Die Versperrung des Haupteingangs hätte den Kundenverkehr nicht gestört, negative Reaktionen von Kundenseite wären ihm bis jetzt nicht bekannt. Die Aktion wurde von der Polizei kurz nach neun Uhr aufgelöst, der Filialleiter der Bank hatte selbst einige Steine umgeworfen.


Wochenlange Proteste gegen Mochovce

Seit Wochen demonstrieren Atomkraftgegner vor der Bank in Wien, auch Gespräche mit Vertretern der Ersten haben stattgefunden, allerdings keine Einigung gebracht. An dem Kredit in der Höhe von 800 Millionen Euro, den ein Konsortium verschiedener europäischer Banken an den slowakischen Kraftwerksbetreiber Slovenske Elektrarne (SE) vergibt, ist auch die zu hundert Prozent im Eigentum der Ersten Bank stehende Slovenska Sporitelna beteiligt.

Auch Global 2000 unterstützt den Greenpeace-Protest. Anti-Atom-Sprecherin Silva Herrmann von der österreichischen Umweltschutzorganisation forderte von Bundeskanzler Alfred Gusenbauer (SPÖ) und Umweltminister Josef Pröll (ÖVP), gegenüber der Slowakei auf eine grenzüberschreitende Umweltverträglichkeitsprüfung zu bestehen.

Finazierung gegen Kundenwünsche

Info 06.03.2008 - 22:09
"Die Erste Bank will mit dem Geld ihrer Kunden ein unsicheres Atomkraftwerk vor den Toren Wiens finanzieren, obwohl die Mehrheit der Österreicher ist gegen Atomkraft ist", erklärte Jurrien Westerhof, Energie-Experte von Greenpeace. "Wir verlangen von der Erste Bank, dass sie umgehend aus der Finanzierung des AKW Mochovce aussteigt".

Veralterte Reaktorenbauweise

Die Erste Bank ist Teil eines Konsortiums, das die Errichtung von zwei neuen Reaktoren in Mochovce finanzieren will. Bereits vor einem Jahr beschlossen die slowakische Regierung und der italienische Energie-Multi ENEL, Eigentümer des slowakischen Kraftwerksbetreibers SE (Slovenské elektrárne), diesen Reaktor-Neubau.

Derzeit sind am AKW-Standort Mochovce zwei Reaktoren des Typs WWER 440-213 in Betrieb, einer veralteten sowjetischen Reaktorart aus den frühen 1970er-Jahren. Zwei weitere Reaktoren desselben Typs sollen nun neu gebaut werden. Beiden Meiler sollen ohne Containment-Schutzhülle gebaut werden, obwohl das die aktuellen Sicherheitsnormen erfordern würden, erklärte ein Aktivist.

150 Kilometer von Wien entfernt

"Ein Flugzeugabsturz auf das Atomkraftwerk würde mit großer Wahrscheinlichkeit eine nukleare Katastrophe auslösen - Und das gerade einmal 150 Kilometer von Wien entfernt", warnt Greenpeace-Sprecher Westerhof.

Greenpeace kritisiert das Vorgehen der Erste Bank aufs Schärfste: "Allein die Missachtung von internationalem Umweltrecht sollte für die Erste Bank Grund genug zum Ausstieg aus der Atomkraft-Finanzierung sein" so Westerhof.
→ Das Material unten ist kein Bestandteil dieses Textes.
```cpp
extern "C" fhe_status fhe_conv_create(fhe_ctx* c, const uint32_t* srcIdx, uint32_t nSrc, const uint32_t* dstIdx,
                                      uint32_t nDst, fhe_conv** out) {
    ARG_CHECK(c && srcIdx && dstIdx && out, "fhe_conv_create: null argument");
    ARG_CHECK(nSrc >= 1 && nSrc <= (uint32_t)kMaxLimbs && nDst >= 1 && nDst <= (uint32_t)kMaxLimbs, "fhe_conv_create: bad basis size");
    std::vector<uint64_t> src(nSrc), dst(nDst);
    for (uint32_t i = 0; i < nSrc; ++i) {
        ARG_CHECK(srcIdx[i] < c->L, "fhe_conv_create: source limb exceeds context size");
        src[i] = c->q[srcIdx[i]];
    }
    for (uint32_t j = 0; j < nDst; ++j) {
        ARG_CHECK(dstIdx[j] < c->L, "fhe_conv_create: target limb exceeds context size");
        dst[j] = c->q[dstIdx[j]];
    }
    RT_CHECK(rt::set_device(c->device));
    if (fhe_status s = conv_build(c, src, dst, out))
        return s;
    (*out)->srcIdx.assign(srcIdx, srcIdx + nSrc);
    (*out)->dstIdx.assign(dstIdx, dstIdx + nDst);
    return FHE_OK;
}
extern "C" fhe_status fhe_conv_create_custom(fhe_ctx* c, const uint32_t* srcIdx, uint32_t nSrc, const uint32_t* dstIdx,
                                             uint32_t nDst, const uint64_t* hatInv, const uint64_t* hatMod,
                                             const uint64_t* alphaMod, const double* qInv, fhe_conv** out) {
    ARG_CHECK(c && srcIdx && dstIdx && hatInv && hatMod && out, "fhe_conv_create_custom: null argument");
    ARG_CHECK(nSrc >= 1 && nSrc <= (uint32_t)kMaxLimbs && nDst >= 1 && nDst <= (uint32_t)kMaxLimbs, "fhe_conv_create_custom: bad basis size");
    ARG_CHECK((alphaMod == nullptr) == (qInv == nullptr), "fhe_conv_create_custom: alphaMod and qInv go together");
    std::vector<uint64_t> src(nSrc), dst(nDst);
    for (uint32_t i = 0; i < nSrc; ++i) {
        ARG_CHECK(srcIdx[i] < c->L, "fhe_conv_create_custom: source limb exceeds context size");
        src[i] = c->q[srcIdx[i]];
    }
    for (uint32_t j = 0; j < nDst; ++j) {
        ARG_CHECK(dstIdx[j] < c->L, "fhe_conv_create_custom: target limb exceeds context size");
        dst[j] = c->q[dstIdx[j]];
    }
    RT_CHECK(rt::set_device(c->device));
    if (fhe_status s = conv_from_tables(c, src, dst, hatInv, hatMod, alphaMod, qInv, out))
        return s;
    (*out)->srcIdx.assign(srcIdx, srcIdx + nSrc);
    (*out)->dstIdx.assign(dstIdx, dstIdx + nDst);
    return FHE_OK;
}
extern "C" void fhe_conv_destroy(fhe_conv* cv) {
    if (!cv)
        return;
    for (void* p : cv->owned)
        rt::dfree(p);
    delete cv;
}

template <bool EXACT>
static fhe_status conv_run(fhe_conv* cv, const uint64_t* in, uint32_t inStride, uint32_t inFirst, uint64_t* out,
                           uint32_t outStride, uint32_t outFirst, uint32_t batch, void* st) {
    ARG_CHECK(cv && in && out, "fhe_switch_basis: null argument");
    ARG_CHECK(batch >= 1 && inFirst + cv->nSrc <= inStride && outFirst + cv->nDst <= outStride,
              "fhe_switch_basis: limb window exceeds tower stride");
    RT_CHECK(rt::set_device(cv->ctx->device));
    ConvArgs g{};
    g.in = in, g.out = out, g.tb = cv->tb;
    g.logN = cv->ctx->logN, g.batch = batch, g.nSrc = cv->nSrc, g.nDst = cv->nDst;
    g.inStride = inStride, g.inFirst = inFirst, g.outStride = outStride, g.outFirst = outFirst;
    const uint64_t coeffs = (uint64_t)batch << g.logN;
    const uint32_t grid   = (uint32_t)((coeffs + kThreads - 1) / kThreads);
    static const bool split30 = env_u32("FHE_CONV_SUM8", 2) != 1u;
    if (cv->chunks.size() > 1) {
        g.nSrcAll = cv->nSrc, g.inAll = in + ((size_t)inFirst << g.logN);
        g.allHatInv = cv->allHatInv, g.allSrcQ = cv->allSrcQ, g.allQInv = cv->allQInv;
        for (size_t k = 0; k < cv->chunks.size(); ++k) {
            g.tb      = cv->chunks[k];
            g.nSrc    = std::min(32u, cv->nSrc - 32u * (uint32_t)k);
            g.inFirst = inFirst + 32u * (uint32_t)k;
            g.acc     = k > 0;
            g.last    = k + 1 == cv->chunks.size();
            const uint32_t pad = conv_nsrc_pad(g.nSrc);
            if (pad == 8)
                FHE_LAUNCH((switch_basis_kernel<8, EXACT, 2, true>), grid, st, g);
            else if (pad == 16)
                FHE_LAUNCH((switch_basis_kernel<16, EXACT, 2, true>), grid, st, g);
            else
                FHE_LAUNCH((switch_basis_kernel<32, EXACT, 2, true>), grid, st, g);
            LAUNCH_CHECK();
        }
        return FHE_OK;
    }
    const uint32_t pad = conv_nsrc_pad(cv->nSrc);
    if (pad == 8 && split30)
        FHE_LAUNCH((switch_basis_kernel<8, EXACT, 2>), grid, st, g);
    else if (pad == 8)
        FHE_LAUNCH((switch_basis_kernel<8, EXACT, 1>), grid, st, g);
    else if (pad == 16 && split30)
        FHE_LAUNCH((switch_basis_kernel<16, EXACT, 2>), grid, st, g);
    else if (pad == 16)
        FHE_LAUNCH((switch_basis_kernel<16, EXACT, 1>), grid, st, g);
    else if (split30)
        FHE_LAUNCH((switch_basis_kernel<32, EXACT, 2>), grid, st, g);
    else
        FHE_LAUNCH((switch_basis_kernel<32, EXACT, 1>), grid, st, g);
    LAUNCH_CHECK();
    return FHE_OK;
}
extern "C" fhe_status fhe_approx_switch_basis(fhe_conv* cv, const uint64_t* in, uint32_t is, uint32_t ifst,
                                              uint64_t* out, uint32_t os, uint32_t ofst, uint32_t b, void* st) {
    return conv_run<false>(cv, in, is, ifst, out, os, ofst, b, st);
}
extern "C" fhe_status fhe_switch_basis_exact(fhe_conv* cv, const uint64_t* in, uint32_t is, uint32_t ifst,
                                             uint64_t* out, uint32_t os, uint32_t ofst, uint32_t b, void* st) {
    return conv_run<true>(cv, in, is, ifst, out, os, ofst, b, st);
}

extern "C" size_t fhe_expand_crt_basis_workspace_bytes(const fhe_conv* cv, uint32_t batch) {
    return cv ? (((size_t)batch * cv->nSrc) << cv->ctx->logN) * 8 : 0;
}
static fhe_status expand_run(fhe_conv* cv, const uint64_t* x, int inEval, uint64_t* out, int resultEval, int reverseOrder,
                             uint32_t batch, void* ws, size_t wsBytes, void* st, bool exact) {
    ARG_CHECK(cv && x && out && batch >= 1, "fhe_expand_crt_basis: bad argument");
    ARG_CHECK(!cv->srcIdx.empty(), "fhe_expand_crt_basis: the plan must come from fhe_conv_create[_custom]");
    fhe_ctx* c = cv->ctx;
    RT_CHECK(rt::set_device(c->device));
    const uint32_t nQ = cv->nSrc, nP = cv->nDst, tot = nQ + nP;
    const uint32_t qFirst = reverseOrder ? nP : 0, pFirst = reverseOrder ? 0 : nQ;
    const size_t rowB = (size_t)8 << c->logN;
    const uint64_t* coef = x;
    if (inEval) {
        ARG_CHECK(ws && wsBytes >= fhe_expand_crt_basis_workspace_bytes(cv, batch), "fhe_expand_crt_basis: workspace too small");
        if (fhe_status s = ntt_run(c, true, x, (uint64_t*)ws, cv->srcIdx.data(), nQ, batch, st))
            return s;
        coef = (const uint64_t*)ws;
    }
    if (fhe_status s = exact ? conv_run<true>(cv, coef, nQ, 0, out, tot, pFirst, batch, st)
                             : conv_run<false>(cv, coef, nQ, 0, out, tot, pFirst, batch, st))
        return s;
    const uint64_t* qsrc = (resultEval && inEval) ? x : coef;
    uint64_t* qdst       = out + ((size_t)qFirst << c->logN);
    RT_CHECK(rt::d2d_2d(qdst, tot * rowB, qsrc, nQ * rowB, nQ * rowB, batch, (rt::stream_t)st));
    if (resultEval) {
        NttOpts rows;
        rows.src.stride = rows.dst.stride = tot;
        rows.src.first = rows.dst.first = qFirst;
        if (!inEval)
            if (fhe_status s = ntt_run(c, false, out, out, cv->srcIdx.data(), nQ, batch, st, rows))
                return s;
        rows.src.first = rows.dst.first = pFirst;
        return ntt_run(c, false, out, out, cv->dstIdx.data(), nP, batch, st, rows);
    }
    return FHE_OK;
}
extern "C" fhe_status fhe_expand_crt_basis(fhe_conv* cv, const uint64_t* x, int inEval, uint64_t* out, int resultEval,
                                           int reverseOrder, uint32_t batch, void* ws, size_t wsBytes, void* st) {
    return expand_run(cv, x, inEval, out, resultEval, reverseOrder, batch, ws, wsBytes, st, true);
}
// ... 2784 lines not shown
    behz_moduli(h, q, bsk);
    fhe_status s;
    if ((s = behz_pairs(h, mtildeQHatInvModq, q.data(), h->numQ, &h->tb.mtQHatInv)) ||
        (s = behz_matrix(h, QHatModbsk, h->numQ, h->numBsk, bsk.data(), &h->tb.QHatModbsk)) ||
        (s = behz_pairs(h, QModbsk, bsk.data(), h->numBsk, &h->tb.QModbsk)) ||
        (s = behz_pairs(h, mtildeInvModbsk, bsk.data(), h->numBsk, &h->tb.mtInvModbsk)))
        return s;
    std::vector<uint64_t> mt(h->tb.W, 0);
    std::copy(QHatModmtilde, QHatModmtilde + h->numQ, mt.begin());
    uint64_t* d = nullptr;
    if ((s = dev_copy(&h->owned, mt.data(), mt.size(), &d)))
        return s;
    h->tb.QHatModmt    = d;
    h->tb.negQInvModmt = negQInvModmtilde;
    return FHE_OK;
}
extern "C" fhe_status fhe_behz_override_floorq(fhe_behz* h, const uint64_t* tQHatInvModq, const uint64_t* QHatModbsk,
                                               const uint64_t* qInvModbsk, const uint64_t* tQInvModbsk) {
    ARG_CHECK(h && tQHatInvModq && QHatModbsk && qInvModbsk && tQInvModbsk, "fhe_behz_override_floorq: null argument");
    RT_CHECK(rt::set_device(h->ctx->device));
    std::vector<uint64_t> q, bsk;
    behz_moduli(h, q, bsk);
    fhe_status s;
    if ((s = behz_pairs(h, tQHatInvModq, q.data(), h->numQ, &h->tb.tQHatInv)) ||
        (s = behz_matrix(h, QHatModbsk, h->numQ, h->numBsk, bsk.data(), &h->tb.QHatModbsk)) ||
        (s = behz_matrix(h, qInvModbsk, h->numQ, h->numBsk, bsk.data(), &h->tb.qInvModbsk)) ||
        (s = behz_pairs(h, tQInvModbsk, bsk.data(), h->numBsk, &h->tb.tQInvModbsk)))
        return s;
    return FHE_OK;
}
extern "C" fhe_status fhe_behz_override_conv_sk(fhe_behz* h, const uint64_t* BHatInvModb, const uint64_t* BHatModmsk, uint64_t BInvModmsk,
                                                const uint64_t* BHatModq, const uint64_t* BModq) {
    ARG_CHECK(h && BHatInvModb && BHatModmsk && BHatModq && BModq, "fhe_behz_override_conv_sk: null argument");
    RT_CHECK(rt::set_device(h->ctx->device));
    std::vector<uint64_t> q, bsk;
    behz_moduli(h, q, bsk);
    const uint32_t numB = h->numQ;
    const uint64_t msk  = bsk[numB];
    fhe_status s;
    if ((s = behz_pairs(h, BHatInvModb, bsk.data(), numB, &h->tb.BHatInv)) ||
        (s = behz_matrix(h, BHatModq, numB, h->numQ, q.data(), &h->tb.BHatModq)) || (s = behz_pairs(h, BModq, q.data(), h->numQ, &h->tb.BModq)))
        return s;
    std::vector<uint64_t> bm(h->tb.W, 0);
    for (uint32_t i = 0; i < numB; ++i)
        bm[i] = BHatModmsk[i] % msk;
    uint64_t* d = nullptr;
    if ((s = dev_copy(&h->owned, bm.data(), bm.size(), &d)))
        return s;
    h->tb.BHatModmsk = d;
    h->tb.BInvModmsk = TwPair{BInvModmsk % msk, host::shoup(BInvModmsk % msk, msk)};
    return FHE_OK;
}
static bool behz_split30() {
    static const bool on = env_u32("FHE_CONV_SUM8", 2) != 1u;
    return on;
}
static uint32_t coeff_grid(const fhe_ctx* c, uint32_t batch) {
    return (uint32_t)((((uint64_t)batch << c->logN) + kThreads - 1) / kThreads);
}
extern "C" size_t fhe_behz_workspace_bytes(const fhe_behz* h, uint32_t batch) {
    return h ? ((size_t)batch * h->numQ << h->ctx->logN) * 8 : 0;
}
extern "C" fhe_status fhe_behz_q_to_bsk(fhe_behz* h, uint64_t* x, int evalFormat, uint32_t batch, void* ws, size_t wsBytes,
                                        void* st) {
    ARG_CHECK(h && x && batch >= 1, "fhe_behz_q_to_bsk: bad argument");
    fhe_ctx* c = h->ctx;
    RT_CHECK(rt::set_device(c->device));
    const uint32_t tot = h->numQ + h->numBsk;
    BehzArgs g;
    g.tb = h->tb, g.logN = c->logN, g.batch = batch;
    g.outBsk = TowerView{x, tot, h->numQ};
    g.inBsk = g.outBsk, g.outQ = TowerView{x, tot, 0};
    if (evalFormat) {
        ARG_CHECK(ws && wsBytes >= fhe_behz_workspace_bytes(h, batch), "fhe_behz_q_to_bsk: workspace too small");
        uint64_t* coef = (uint64_t*)ws;
        NttOpts rows;
        rows.src.stride = tot, rows.src.first = 0;
        if (fhe_status s = ntt_run(c, true, x, coef, h->qIdx.data(), h->numQ, batch, st, rows))
            return s;
        g.inQ = TowerView{coef, h->numQ, 0};
        if (h->tb.W > (uint32_t)kMaxBfvLimbs)
            FHE_LAUNCH(behz_q_to_bsk_wide_kernel, coeff_grid(c, batch), st, g);
        else if (behz_split30())
            FHE_LAUNCH((behz_q_to_bsk_kernel<true>), coeff_grid(c, batch), st, g);
        else
            FHE_LAUNCH((behz_q_to_bsk_kernel<false>), coeff_grid(c, batch), st, g);
        LAUNCH_CHECK();
        rows.dst.stride = tot, rows.src.first = rows.dst.first = h->numQ;
        return ntt_run(c, false, x, x, h->bskIdx.data(), h->numBsk, batch, st, rows);
    }
    g.inQ = TowerView{x, tot, 0};
    if (h->tb.W > (uint32_t)kMaxBfvLimbs)
        FHE_LAUNCH(behz_q_to_bsk_wide_kernel, coeff_grid(c, batch), st, g);
    else if (behz_split30())
        FHE_LAUNCH((behz_q_to_bsk_kernel<true>), coeff_grid(c, batch), st, g);
    else
        FHE_LAUNCH((behz_q_to_bsk_kernel<false>), coeff_grid(c, batch), st, g);
    LAUNCH_CHECK();
    return fhe_ntt_fwd(c, x, h->allIdx.data(), tot, batch, st);
}
extern "C" fhe_status fhe_behz_floorq(fhe_behz* h, uint64_t* x, uint32_t batch, void* st) {
    ARG_CHECK(h && x && batch >= 1, "fhe_behz_floorq: bad argument");
    RT_CHECK(rt::set_device(h->ctx->device));
    const uint32_t tot = h->numQ + h->numBsk;
    BehzArgs g;
    g.tb = h->tb, g.logN = h->ctx->logN, g.batch = batch;
    g.inQ = g.outQ = TowerView{x, tot, 0};
// ... 1127 lines not shown
```

openfhe-development_amd/csrc/modarith.h:

```cpp
#ifndef FHE_MODARITH_H
#define FHE_MODARITH_H
#include <stdint.h>

#if defined(__HIPCC__) || defined(__HIP_DEVICE_COMPILE__)
#include <hip/hip_runtime.h>
#define FHE_HD __host__ __device__ __forceinline__
#else
#define FHE_HD inline
#endif

namespace fhe {

FHE_HD uint64_t mulhi64(uint64_t a, uint64_t b) {
#if defined(__HIP_DEVICE_COMPILE__)
    return __umul64hi(a, b);
#else
    return (uint64_t)(((unsigned __int128)a * b) >> 64);
#endif
}

FHE_HD uint64_t csub(uint64_t x, uint64_t m) {
    return x >= m ? x - m : x;
}

// ... 108 lines not shown
    mac192_add(m, a, b);
}
#endif
struct u128w;
FHE_HD void mac192_fold(const mac192& m, uint64_t& lo, uint64_t& hi) {
    const uint64_t c1lo = m.c1 << 32, c1hi = (m.c1 >> 32) + ((uint64_t)m.k1 << 32);
    lo = m.c0 + c1lo;
    hi = m.c2 + c1hi + (uint64_t)m.k0 + (lo < c1lo);
}

struct sum8 {
    uint64_t c0, c1, c2;
    uint32_t k0;
};
FHE_HD void sum8_clear(sum8& s) {
    s.c0 = s.c1 = s.c2 = 0;
    s.k0 = 0;
}
FHE_HD void sum8_add(sum8& s, uint64_t x, uint64_t y) {
    const uint32_t xl = (uint32_t)x, xh = (uint32_t)(x >> 32), yl = (uint32_t)y, yh = (uint32_t)(y >> 32);
    const uint64_t lo = (uint64_t)xl * yl + s.c0;
    s.k0 += lo < s.c0;
    s.c0 = lo;
    s.c1 += (uint64_t)xl * yh;
    s.c1 += (uint64_t)xh * yl;
    s.c2 += (uint64_t)xh * yh;
}
FHE_HD uint64_t sum8_reduce(const sum8& s, uint64_t q, uint32_t k, uint64_t mu_lo, uint64_t mu_hi) {
    const uint64_t m = s.c1 << 32, lo = s.c0 + m;
    const uint64_t hi = s.c2 + (s.c1 >> 32) + s.k0 + (lo < m);
    const uint32_t sh = 65u - k;
    const uint64_t mu = (mu_lo >> sh) | (mu_hi << (64u - sh));
    const uint64_t sv = (lo >> (k - 1u)) | (hi << sh);
    uint64_t r        = lo - mulhi64(sv, mu) * q;
    r -= r >= q ? q : 0;
    r -= r >= q ? q : 0;
    return r;
}

struct sum8s {
    uint64_t c0, c1, c2;
};
FHE_HD void sum8s_clear(sum8s& s) { s.c0 = s.c1 = s.c2 = 0; }
FHE_HD void split30(uint64_t x, uint32_t& x0, uint32_t& x1) {
    x0 = (uint32_t)x & 0x3fffffffu;
    x1 = (uint32_t)(x >> 30);
}
FHE_HD void sum8s_add(sum8s& s, uint32_t x0, uint32_t x1, uint32_t y0, uint32_t y1) {
    s.c0 += (uint64_t)x0 * y0;
    s.c1 += (uint64_t)x0 * y1;
    s.c1 += (uint64_t)x1 * y0;
    s.c2 += (uint64_t)x1 * y1;
}
FHE_HD uint64_t sum8s_reduce(const sum8s& s, uint64_t q, uint32_t k, uint64_t mu_lo, uint64_t mu_hi) {
    const uint64_t t1 = s.c1 << 30, l1 = s.c0 + t1, t2 = s.c2 << 60, lo = l1 + t2;
    const uint64_t hi = (s.c1 >> 34) + (s.c2 >> 4) + (l1 < t1) + (lo < t2);
    const uint32_t sh = 65u - k;
    const uint64_t mu = (mu_lo >> sh) | (mu_hi << (64u - sh));
    const uint64_t sv = (lo >> (k - 1u)) | (hi << sh);
    uint64_t r        = lo - mulhi64(sv, mu) * q;
    r -= r >= q ? q : 0;
    r -= r >= q ? q : 0;
    return r;
}
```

Neben Greenpeace kämpft auch Global 2000 gegen das Kraftwerk. Die Organisation fordert von Bundeskanzler Alfred Gusenbauer (SPÖ) und Umweltminister Josef Pröll (ÖVP), gegenüber der Slowakei auf einer grenzüberschreitenden Umweltverträglichkeitsprüfung zu bestehen.

Die Erste Bank der oösterreichischen Sparkassen AG ist die größte Bank Österreichs nach der Bilanzsumme und das Spitzeninstitut des österreichischen Sparkassensektors mit Hauptsitz in Wien.